Information given:
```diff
@@ -138,11 +138,13 @@
     strip_times_lds<T>(o + (size_t)blockIdx.x * T64 * C, C, pa, Vl, VP, half ? ctm : 0, half ? nct : ctm, w, li, lg);
 }
 
-template <typename T>
+template <typename T, bool SPLIT>
 __global__ __launch_bounds__(NTA) void attn_mfma_bwd_kernel(const bf16_t* __restrict__ qkv, const bf16_t* __restrict__ d_o,
                                                             const float* __restrict__ lse, bf16_t* __restrict__ dqkv, int C, float scale2) {
     extern __shared__ __attribute__((aligned(16))) char smem[];
-    const int VP = C * 2 + 16;
+    const int img = SPLIT ? blockIdx.x >> 1 : blockIdx.x, nct = C / 16;
+    const int cta = SPLIT && (blockIdx.x & 1) ? nct / 2 : 0, ctb = SPLIT && !(blockIdx.x & 1) ? nct / 2 : nct;
+    const int VP = (ctb - cta) * 32 + 16;
     char* const B0 = smem;
     char* const B1 = smem + T64 * VP;
     char* const Pl = smem + 2 * T64 * VP;
@@ -150,11 +152,11 @@
     char* const X = Pl;
     const int tid = threadIdx.x, lane = tid & 63, w8 = tid >> 6, w = w8 & 3, half = w8 >> 2, li = lane & 15, lg = lane >> 4;
     const int ld = 3 * C;
-    const bf16_t* base = qkv + (size_t)blockIdx.x * T64 * ld;
-    const bf16_t* dob = d_o + (size_t)blockIdx.x * T64 * C;
-    bf16_t* dbase = dqkv + (size_t)blockIdx.x * T64 * ld;
-    stage_rows(B0, VP, base + C, ld, C);
-    stage_rows(B1, VP, dob, C, C);
+    const bf16_t* base = qkv + (size_t)img * T64 * ld;
+    const bf16_t* dob = d_o + (size_t)img * T64 * C;
+    bf16_t* dbase = dqkv + (size_t)img * T64 * ld;
+    stage_rows(B0, VP, base + C + 16 * cta, ld, 16 * (ctb - cta));
+    stage_rows(B1, VP, dob + 16 * cta, C, 16 * (ctb - cta));
 
     f32x4_t s[4] = {}, dp[4];
     if (!half) strip_abt<T>(s, base, ld, base + C, ld, 0, C / 32, w, li, lg);
@@ -167,7 +169,7 @@
 #pragma unroll
         for (int r = 0; r < 4; ++r) {
             const int row = 16 * w + 4 * lg + r;
-            const float l = lse[(size_t)blockIdx.x * T64 + row];
+            const float l = lse[(size_t)img * T64 + row];
             float delta = 0.f;
 #pragma unroll
             for (int n = 0; n < 4; ++n) {
@@ -184,20 +186,20 @@
         }
     }
     __syncthreads();
-    const int nct = C / 16, ctm = nct / 2, ct0 = half ? ctm : 0, ct1 = half ? nct : ctm;
+    const int ctm = cta + (ctb - cta) / 2, ct0 = half ? ctm : cta, ct1 = half ? ctb : ctm;
     bf16x8_t a[2];
 #pragma unroll
     for (int ks = 0; ks < 2; ++ks) a[ks] = *(const bf16x8_t*)(Sl + (16 * w + li) * PP + (32 * ks + 8 * lg) * 2);
-    strip_times_lds<T>(dbase, ld, a, B0, VP, ct0, ct1, w, li, lg);
+    strip_times_lds<T>(dbase, ld, a, B0, VP, ct0, ct1, w, li, lg, cta);
 #pragma unroll
     for (int ks = 0; ks < 2; ++ks) a[ks] = tr_frag(Pl, PP, 32 * ks, 16 * w, li, lg);
-    strip_times_lds<T>(dbase + 2 * C, ld, a, B1, VP, ct0, ct1, w, li, lg);
-    __syncthreads();
-    stage_rows(B0, VP, base, ld, C);
+    strip_times_lds<T>(dbase + 2 * C, ld, a, B1, VP, ct0, ct1, w, li, lg, cta);
+    __syncthreads();
+    stage_rows(B0, VP, base + 16 * cta, ld, 16 * (ctb - cta));
     __syncthreads();
 #pragma unroll
     for (int ks = 0; ks < 2; ++ks) a[ks] = tr_frag(Sl, PP, 32 * ks, 16 * w, li, lg);
-    strip_times_lds<T>(dbase + C, ld, a, B0, VP, ct0, ct1, w, li, lg);
+    strip_times_lds<T>(dbase + C, ld, a, B0, VP, ct0, ct1, w, li, lg, cta);
 }
 
 template <typename T>
@@ -417,6 +419,69 @@
     strip_store<T>(dqkv + ((size_t)blockIdx.y * Tn + (size_t)i * T64) * ld, ld, dq, ct0, nc, w, li, lg);
 }
 
+constexpr int XPF = 68;
+
+template <typename T>
+__global__ __launch_bounds__(NTA) void attn_mfma_fwd_split_kernel(const bf16_t* __restrict__ qkv, bf16_t* __restrict__ o, float* __restrict__ lse,
+                                                                  int C, float scale2) {
+    extern __shared__ __attribute__((aligned(16))) char smem[];
+    const int VP = C * 2 + 16;
+    char* const Vl = smem;
+    char* const Pl = smem + T64 * VP;
+    float* const X = (float*)(Pl + T64 * PP);
+    const int tid = threadIdx.x, lane = tid & 63, w8 = tid >> 6, li = lane & 15, lg = lane >> 4;
+    const int img = blockIdx.x >> 1, sl = w8 & 1, w = 2 * (blockIdx.x & 1) + sl, half = (w8 >> 1) & 1, sub = w8 >> 2, j = half + 2 * sub;
+    const int ld = 3 * C;
+    const bf16_t* base = qkv + (size_t)img * T64 * ld;
+    stage_rows(Vl, VP, base + 2 * C, ld, C);
+    {
+        f32x4_t s[2] = {};
+        const int nks = C / 32, ksm = nks / 2, ks1 = half ? nks : ksm;
+        const bf16_t* ar = base + (size_t)(16 * w + li) * ld + 8 * lg;
+        const bf16_t* br = base + C + (size_t)(32 * sub + li) * ld + 8 * lg;
+#pragma unroll 4
+        for (int ks = half ? ksm : 0; ks < ks1; ++ks) {
+            const bf16x8_t av = *(const bf16x8_t*)(ar + 32 * ks);
+#pragma unroll
+            for (int n = 0; n < 2; ++n) s[n] = mfma16s<T>(av, *(const bf16x8_t*)(br + (size_t)(16 * n) * ld + 32 * ks), s[n]);
+        }
+        float* const Xw = X + (2 * sl + half) * (16 * XPF);
+#pragma unroll
+        for (int n = 0; n < 2; ++n)
+#pragma unroll
+            for (int r = 0; r < 4; ++r) Xw[(4 * lg + r) * XPF + 16 * (2 * sub + n) + li] = s[n][r];
+    }
+    __syncthreads();
+    {
+        const float* const X0 = X + (2 * sl) * (16 * XPF) + (4 * j + lg) * XPF + li;
+        const int row = 16 * w + 4 * j + lg;
+        float s[4], m = -INFINITY;
+#pragma unroll
+        for (int n = 0; n < 4; ++n) {
+            s[n] = (X0[16 * n] + X0[16 * XPF + 16 * n]) * scale2;
+            m = fmaxf(m, s[n]);
+        }
+        m = row16_max(m);
+        float sum = 0.f;
+#pragma unroll
+        for (int n = 0; n < 4; ++n) {
+            s[n] = __expf(s[n] - m);
+            sum += s[n];
+        }
+        sum = row16_sum(sum);
+        const float inv = 1.0f / sum;
+#pragma unroll
+        for (int n = 0; n < 4; ++n) *(bf16_t*)(Pl + row * PP + (16 * n + li) * 2) = f32_to_bits16<T>(s[n] * inv);
+        if (lse != nullptr && li == 0) lse[(size_t)img * T64 + row] = m + __logf(sum);
+    }
+    __syncthreads();
+    bf16x8_t pa[2];
+#pragma unroll
+    for (int ks = 0; ks < 2; ++ks) pa[ks] = *(const bf16x8_t*)(Pl + (16 * w + li) * PP + (32 * ks + 8 * lg) * 2);
+    const int nct = C / 16;
+    strip_times_lds<T>(o + (size_t)img * T64 * C, C, pa, Vl, VP, nct * j / 4, nct * (j + 1) / 4, w, li, lg);
+}
+
 }
 
 static bool is16(int dtype) { return dtype == C2W_DTYPE_BF16 || dtype == C2W_DTYPE_F16; }
@@ -427,18 +492,31 @@
 
 namespace {
 constexpr int AM_LDS_MAX = 160 * 1024;
+bool split_wanted(int B, int bit) { return (c2w_knobs().attn_split & bit) != 0 && 2 * B <= c2w_cu_count(); }
 template <typename T>
 int fwd_launch(const void* qkv, void* o, float* lse, int B, int C, hipStream_t st) {
     const int lds = T64 * (C * 2 + 16) + T64 * PP + 4 * 4096;
+    const float scale2 = 1.0f / sqrtf((float)C);
+    if (split_wanted(B, 1)) {
+        if (int rc = c2w_lds_optin<attn_mfma_fwd_split_kernel<T>>(AM_LDS_MAX)) return rc;
+        attn_mfma_fwd_split_kernel<T><<<2 * B, NTA, lds - 4 * 4096 + 4 * 16 * XPF * 4, st>>>((const bf16_t*)qkv, (bf16_t*)o, lse, C, scale2);
+        return (int)hipGetLastError();
+    }
     if (int rc = c2w_lds_optin<attn_mfma_fwd_kernel<T>>(AM_LDS_MAX)) return rc;
-    attn_mfma_fwd_kernel<T><<<B, NTA, lds, st>>>((const bf16_t*)qkv, (bf16_t*)o, lse, C, 1.0f / sqrtf((float)C));
+    attn_mfma_fwd_kernel<T><<<B, NTA, lds, st>>>((const bf16_t*)qkv, (bf16_t*)o, lse, C, scale2);
     return (int)hipGetLastError();
 }
 template <typename T>
 int bwd_launch(const void* qkv, const void* d_o, const float* lse, void* dqkv, int B, int C, hipStream_t st) {
+    const float scale2 = 1.0f / sqrtf((float)C);
+    if (split_wanted(B, 2)) {
+        if (int rc = c2w_lds_optin<attn_mfma_bwd_kernel<T, true>>(AM_LDS_MAX)) return rc;
+        attn_mfma_bwd_kernel<T, true><<<2 * B, NTA, 2 * T64 * (C + 16) + 2 * T64 * PP, st>>>((const bf16_t*)qkv, (const bf16_t*)d_o, lse, (bf16_t*)dqkv, C, scale2);
+        return (int)hipGetLastError();
+    }
     const int lds = 2 * T64 * (C * 2 + 16) + 2 * T64 * PP;
-    if (int rc = c2w_lds_optin<attn_mfma_bwd_kernel<T>>(AM_LDS_MAX)) return rc;
-    attn_mfma_bwd_kernel<T><<<B, NTA, lds, st>>>((const bf16_t*)qkv, (const bf16_t*)d_o, lse, (bf16_t*)dqkv, C, 1.0f / sqrtf((float)C));
+    if (int rc = c2w_lds_optin<attn_mfma_bwd_kernel<T, false>>(AM_LDS_MAX)) return rc;
+    attn_mfma_bwd_kernel<T, false><<<B, NTA, lds, st>>>((const bf16_t*)qkv, (const bf16_t*)d_o, lse, (bf16_t*)dqkv, C, scale2);
     return (int)hipGetLastError();
 }
 template <typename T>
diff --git a/climate2weather_amd/csrc/conv_igemm.hip b/climate2weather_amd/csrc/conv_igemm.hip
--- a/climate2weather_amd/csrc/conv_igemm.hip
+++ b/climate2weather_amd/csrc/conv_igemm.hip
@@ -319,6 +319,7 @@
     k.half8 = getenv("C2W_NO_HALF8") == nullptr;
     k.half8_db = !(getenv("C2W_HALF8_DB") && atoi(getenv("C2W_HALF8_DB")) == 0);
     k.attn_valu = getenv("C2W_ATTN_VALU") != nullptr;
+    k.attn_split = getenv("C2W_ATTN_SPLIT") ? atoi(getenv("C2W_ATTN_SPLIT")) : 3;
     return k;
 }
 C2wKnobs g_knobs = read_knobs();
diff --git a/climate2weather_amd/csrc/knobs.h b/climate2weather_amd/csrc/knobs.h
--- a/climate2weather_amd/csrc/knobs.h
+++ b/climate2weather_amd/csrc/knobs.h
@@ -7,6 +7,7 @@
     bool ts2_pairs;
     bool wgrad_atomics;
     bool attn_valu;
+    int attn_split;
     bool loss_fusion;
     bool half8;
     bool half8_db;
```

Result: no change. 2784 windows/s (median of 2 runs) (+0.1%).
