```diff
@@ -462,17 +474,18 @@
 #pragma unroll
     for (int r = 0; r < 8; ++r) {
       if (r + PF < 8) {
-        const int ko = (8 * ((r + PF) >> 2) + ((r + PF) & 3)) * NN_TN;
+        const int ko = (8 * ((r + PF) >> 2) + ((r + PF) & 3)) * TN;
         wv[r + PF][0] = bl[ko];
         wv[r + PF][1] = bl[ko + 32];
       }
       __builtin_amdgcn_sched_barrier(0);
       const float w0 = wv[r][0], w1 = wv[r][1];
-      const float x0 = fa[0][r >> 2][r & 3], x1 = fa[1][r >> 2][r & 3];
-      acc[0][0] = __builtin_amdgcn_mfma_f32_32x32x2f32(w0, x0, acc[0][0], 0, 0, 0);
-      acc[0][1] = __builtin_amdgcn_mfma_f32_32x32x2f32(w0, x1, acc[0][1], 0, 0, 0);
-      acc[1][0] = __builtin_amdgcn_mfma_f32_32x32x2f32(w1, x0, acc[1][0], 0, 0, 0);
-      acc[1][1] = __builtin_amdgcn_mfma_f32_32x32x2f32(w1, x1, acc[1][1], 0, 0, 0);
+#pragma unroll
+      for (int fm = 0; fm < FM; ++fm)
+        acc[0][fm] = __builtin_amdgcn_mfma_f32_32x32x2f32(w0, fa[fm][r >> 2][r & 3], acc[0][fm], 0, 0, 0);
+#pragma unroll
+      for (int fm = 0; fm < FM; ++fm)
+        acc[1][fm] = __builtin_amdgcn_mfma_f32_32x32x2f32(w1, fa[fm][r >> 2][r & 3], acc[1][fm], 0, 0, 0);
       __builtin_amdgcn_sched_barrier(0);
     }
     __builtin_amdgcn_s_setprio(0);
@@ -480,12 +493,10 @@
   NSTAMP(2);
   asm volatile("s_waitcnt lgkmcnt(0)\n\ts_barrier" ::: "memory");
   NSTAMP(3);
-  gemm_epilogue(g, acc, smem, m0, n0, wm, wn, wave, lane, m_end);
+  gemm_epilogue<FM>(g, acc, smem, m0, n0, wm, wn, wave, lane, m_end);
   NSTAMP(4);
 #undef NSTAMP
 }
-
-constexpr int NN3_LDSF = 2 * N3_STAGE > 4 * 32 * EP_LD ? 2 * N3_STAGE : 4 * 32 * EP_LD;
 
 __global__ __launch_bounds__(256, 4) void gemm_nn3_kernel(GemmNN g) {
   __shared__ __attribute__((aligned(1024))) float smem[NN3_LDSF];
@@ -495,15 +506,37 @@
   g.Cpre = nullptr;
   if (threadIdx.x == 0) { dbg[0] = __builtin_amdgcn_s_memtime(); dbg[6] = __builtin_amdgcn_s_memrealtime(); }
 #endif
-  const int logical = xcd_remap(blockIdx.x, g.nwg);
-  const int tile_n = logical % g.tiles_n;
-  const long m0 = (long)(logical / g.tiles_n) * g.tile_rows;
-  const long m_end = m0 + g.tile_rows < g.M ? m0 + g.tile_rows : g.M;
 #ifdef NN3_STAMPS
-  nn3_tile<true>(g, smem, tile_n, m0, m_end, dbg);
+  constexpr bool ST = true;
+#else
+  constexpr bool ST = false;
+#endif
+  const int edge = (g.N % NN_TN) == 64, cols_n = g.tiles_n - edge;
+  const int head_wgs = g.head_groups * (NN_GROUP / 128 * cols_n + edge);
+  const bool head = (int)blockIdx.x < head_wgs;
+  const int rows = head ? 128 : 64;
+  const int per = NN_GROUP / rows * cols_n + edge;
+  const int logical = head ? xcd_remap(blockIdx.x, head_wgs)
+                           : xcd_remap(blockIdx.x - head_wgs, g.nwg - head_wgs);
+  const int grp = logical / per + (head ? 0 : g.head_groups), r = logical % per;
+  const long mg = (long)grp * NN_GROUP;
+  if (edge && r == per - 1) {
+    const long m_end = mg + NN_GROUP < g.M ? mg + NN_GROUP : g.M;
+    nn3_tile<NN_GROUP, 64, 4, 2, ST>(g, smem, cols_n * NN_TN, mg, m_end, dbg);
+  } else {
+    const long m0 = mg + (long)(r / cols_n) * rows;
+    if (m0 >= g.M) return;
+    const long m_end = m0 + rows < g.M ? m0 + rows : g.M;
+    const int n0 = (r % cols_n) * NN_TN;
+    if (head) nn3_tile<128, 128, 2, 2, ST>(g, smem, n0, m0, m_end, dbg);
+#if NN3_T64_WAVES == 2
+    else nn3_tile<64, 128, 1, 2, ST, 2>(g, smem, n0, m0, m_end, dbg);
+#else
+    else nn3_tile<64, 128, 2, 1, ST>(g, smem, n0, m0, m_end, dbg);
+#endif
+  }
+#ifdef NN3_STAMPS
   if (threadIdx.x == 0) dbg[7] = __builtin_amdgcn_s_memrealtime();
-#else
-  nn3_tile<false>(g, smem, tile_n, m0, m_end, dbg);
 #endif
 }
 
@@ -1525,6 +1558,7 @@
   long tiles_m = (M + NN_TM - 1) / NN_TM;
   g.tiles_n = (N + NN_TN - 1) / NN_TN;
   g.tile_rows = NN_TM;
+  g.head_groups = 0;
   const long nwg = tiles_m * g.tiles_n;
   if (nwg > 0x7fffffffL) return WN_ERR_BAD_SHAPE;
   g.nwg = (int)nwg;
@@ -1538,14 +1572,70 @@
          (long)N3_KC * g.ldw * 4 < (1L << 31);
 }
 
+#define NN3_FILL_64 0.5
+#define NN3_MIX_REM 0.6
+#define NN3_MIX_ROUNDS 4
+
+struct Nn3Plan {
+  int tile_rows;
+  long rem_start;
+};
+
+static long nn3_group_wgs(int N, int rows) {
+  const int edge = (N % NN_TN) == 64;
+  return (long)(NN_GROUP / rows) * (edge ? N / NN_TN : (N + NN_TN - 1) / NN_TN) + edge;
+}
+
+static Nn3Plan nn3_plan(long M, int N, int K, int cus) {
+  const long groups = (M + NN_GROUP - 1) / NN_GROUP;
+  Nn3Plan p = {NN_TM, groups * NN_GROUP};
+  if ((K % N3_KC) != 0) return p;
+  const long slots = 4L * cus;
+  const int edge = (N % NN_TN) == 64;
+  const long cols = edge ? N / NN_TN : (N + NN_TN - 1) / NN_TN;
+  const long wg128 = (M + NN_TM - 1) / NN_TM * cols + edge * groups;
+  if (wg128 <= (long)(NN3_FILL_64 * slots)) {
+    p.tile_rows = 64;
+    p.rem_start = 0;
+    return p;
+  }
+  const long full = wg128 / slots, rem = wg128 % slots;
+  if (full == 0 || rem == 0 || rem > (long)(NN3_MIX_REM * slots) || full > NN3_MIX_ROUNDS)
+    return p;
+  const long head = full * slots / nn3_group_wgs(N, NN_TM);
+  if (head < groups) p.rem_start = head * NN_GROUP;
+  return p;
+}
+
+static int nn3_plan_fill(GemmNN& g, const Nn3Plan& p) {
+  const long groups = (g.M + NN_GROUP - 1) / NN_GROUP;
+  long head = p.rem_start / NN_GROUP;
+  head = head < groups ? head : groups;
+  const long nwg = head * nn3_group_wgs(g.N, 128) + (groups - head) * nn3_group_wgs(g.N, 64);
+  if (nwg > 0x7fffffffL) return WN_ERR_BAD_SHAPE;
+  g.head_groups = (int)head;
+  g.nwg = (int)nwg;
+  return WN_OK;
+}
+
+int wn_gemm_nn_plan(long M, int N, int K, int* tile_rows, long* rem_start) {
+  if (!tile_rows || !rem_start) return WN_ERR_NULL;
+  if (M <= 0 || N <= 0 || K <= 0) return WN_ERR_BAD_SHAPE;
+  const Nn3Plan p = nn3_plan(M, N, K, wn_device_cus());
+  *tile_rows = p.tile_rows;
+  *rem_start = p.rem_start;
+  return WN_OK;
+}
+
 static int gemm_nn_launch(const float* A, long lda, int a_planes, long a_plane_stride,
                const float* W, int ldw, const float* bias, const float* mask,
                long ld_mask, const float* addend, long ld_add, float* C,
                long ldc, int c_planes, long c_plane_stride, float* Cpre,
                long M, int N, int K, int relu, void* stream,
-               void* wsplit = nullptr, int nprod = 0) {
+               void* wsplit = nullptr, int nprod = 0,
+               const Nn3Plan* forced = nullptr) {
   GemmNN g;
-  const int rc = gemm_nn_describe(g, A, lda, a_planes, a_plane_stride, W, ldw, bias, mask,
+  int rc = gemm_nn_describe(g, A, lda, a_planes, a_plane_stride, W, ldw, bias, mask,
                                   ld_mask, addend, ld_add, C, ldc, c_planes,
                                   c_plane_stride, Cpre, M, N, K, relu);
   if (rc != WN_OK) return rc;
@@ -1565,9 +1655,12 @@
     if (nprod == 3) hipLaunchKernelGGL(gemm_nn_split_kernel<3>, gr, bl, 0, s, g, wp, nt16);
     else if (nprod == 9) hipLaunchKernelGGL(gemm_nn_split_kernel<9>, gr, bl, 0, s, g, wp, nt16);
     else hipLaunchKernelGGL(gemm_nn_split_kernel<6>, gr, bl, 0, s, g, wp, nt16);
-  } else
-    hipLaunchKernelGGL(gemm_nn3_kernel, dim3((unsigned)nwg), dim3(256), 0,
+  } else {
+    rc = nn3_plan_fill(g, forced ? *forced : nn3_plan(M, N, K, wn_device_cus()));
+    if (rc != WN_OK) return rc;
+    hipLaunchKernelGGL(gemm_nn3_kernel, dim3((unsigned)g.nwg), dim3(256), 0,
                        (hipStream_t)stream, g);
+  }
   return wn_check_launch();
 }
 
@@ -1579,6 +1672,21 @@
   return gemm_nn_launch(A, lda, a_planes, a_plane_stride, W, ldw, bias, mask,
                         ld_mask, addend, ld_add, C, ldc, c_planes,
                         c_plane_stride, Cpre, M, N, K, relu, stream);
+}
+
+int wn_diag_gemm_nn_planned(const float* A, long lda, int a_planes, long a_plane_stride,
+               const float* W, int ldw, const float* bias, const float* mask,
+               long ld_mask, const float* addend, long ld_add, float* C,
+               long ldc, int c_planes, long c_plane_stride, float* Cpre,
+               long M, int N, int K, int relu, long rem_start, void* stream) {
+  if (rem_start % NN_GROUP) return WN_ERR_BAD_SHAPE;
+  const long a_bytes = (a_planes ? M * 32 : M * lda) * 4;
+  if (K <= 0 || (K % N3_KC) || a_bytes >= (1L << 31) || (long)N3_KC * ldw * 4 >= (1L << 31))
+    return WN_ERR_UNSUPPORTED;
+  const Nn3Plan p = {rem_start <= 0 ? 64 : NN_TM, rem_start <= 0 ? 0 : rem_start};
+  return gemm_nn_launch(A, lda, a_planes, a_plane_stride, W, ldw, bias, mask,
+                        ld_mask, addend, ld_add, C, ldc, c_planes,
+                        c_plane_stride, Cpre, M, N, K, relu, stream, nullptr, 0, &p);
 }
 
 long wn_gemm_split_w_bytes(int K, int N) {
diff --git a/tensorflow-wavenet_amd/wavenet/_lib.py b/tensorflow-wavenet_amd/wavenet/_lib.py
--- a/tensorflow-wavenet_amd/wavenet/_lib.py
+++ b/tensorflow-wavenet_amd/wavenet/_lib.py
@@ -73,6 +73,7 @@
     'wn_gemm_nn': (c_int, [P, c_long, c_int, c_long, P, c_int, P, P, c_long,
                            P, c_long, P, c_long, c_int, c_long, P, c_long,
                            c_int, c_int, c_int, P]),
+    'wn_gemm_nn_plan': (c_int, [c_long, c_int, c_int, P, P]),
     'wn_gemm_split_w_bytes': (c_long, [c_int, c_int]),
     'wn_gemm_nn_split': (c_int, [P, c_long, c_int, c_long, P, c_int, P, P,
                                  c_long, P, c_long, P, c_long, c_int, c_long,
@@ -129,6 +130,10 @@
     'wn_time_to_batch': (c_int, [P, P, c_int, c_int, c_int, c_int, P]),
     'wn_batch_to_time': (c_int, [P, P, c_int, c_int, c_int, c_int, P]),
     'wn_diag_mfma_peak': (c_int, [P, c_int, c_int, P]),
+    'wn_diag_gemm_nn_planned': (c_int, [P, c_long, c_int, c_long, P, c_int, P, P,
+                                        c_long, P, c_long, P, c_long, c_int,
+                                        c_long, P, c_long, c_int, c_int, c_int,
+                                        c_long, P]),
     'wn_axpy': (c_int, [P, P, c_float, P, c_long, P]),
     'wn_fill': (c_int, [P, c_long, c_float, P]),
     'wn_sum_rows': (c_int, [P, c_int, c_int, P, P]),
```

What you need to do: Wherever the string "sqrtf" appears in the listing above, show the whole line.

Result for this exercise:
+    const float scale2 = 1.0f / sqrtf((float)C);
-    attn_mfma_fwd_kernel<T><<<B, NTA, lds, st>>>((const bf16_t*)qkv, (bf16_t*)o, lse, C, 1.0f / sqrtf((float)C));
+    const float scale2 = 1.0f / sqrtf((float)C);
-    attn_mfma_bwd_kernel<T><<<B, NTA, lds, st>>>((const bf16_t*)qkv, (const bf16_t*)d_o, lse, (bf16_t*)dqkv, C, 1.0f / sqrtf((float)C));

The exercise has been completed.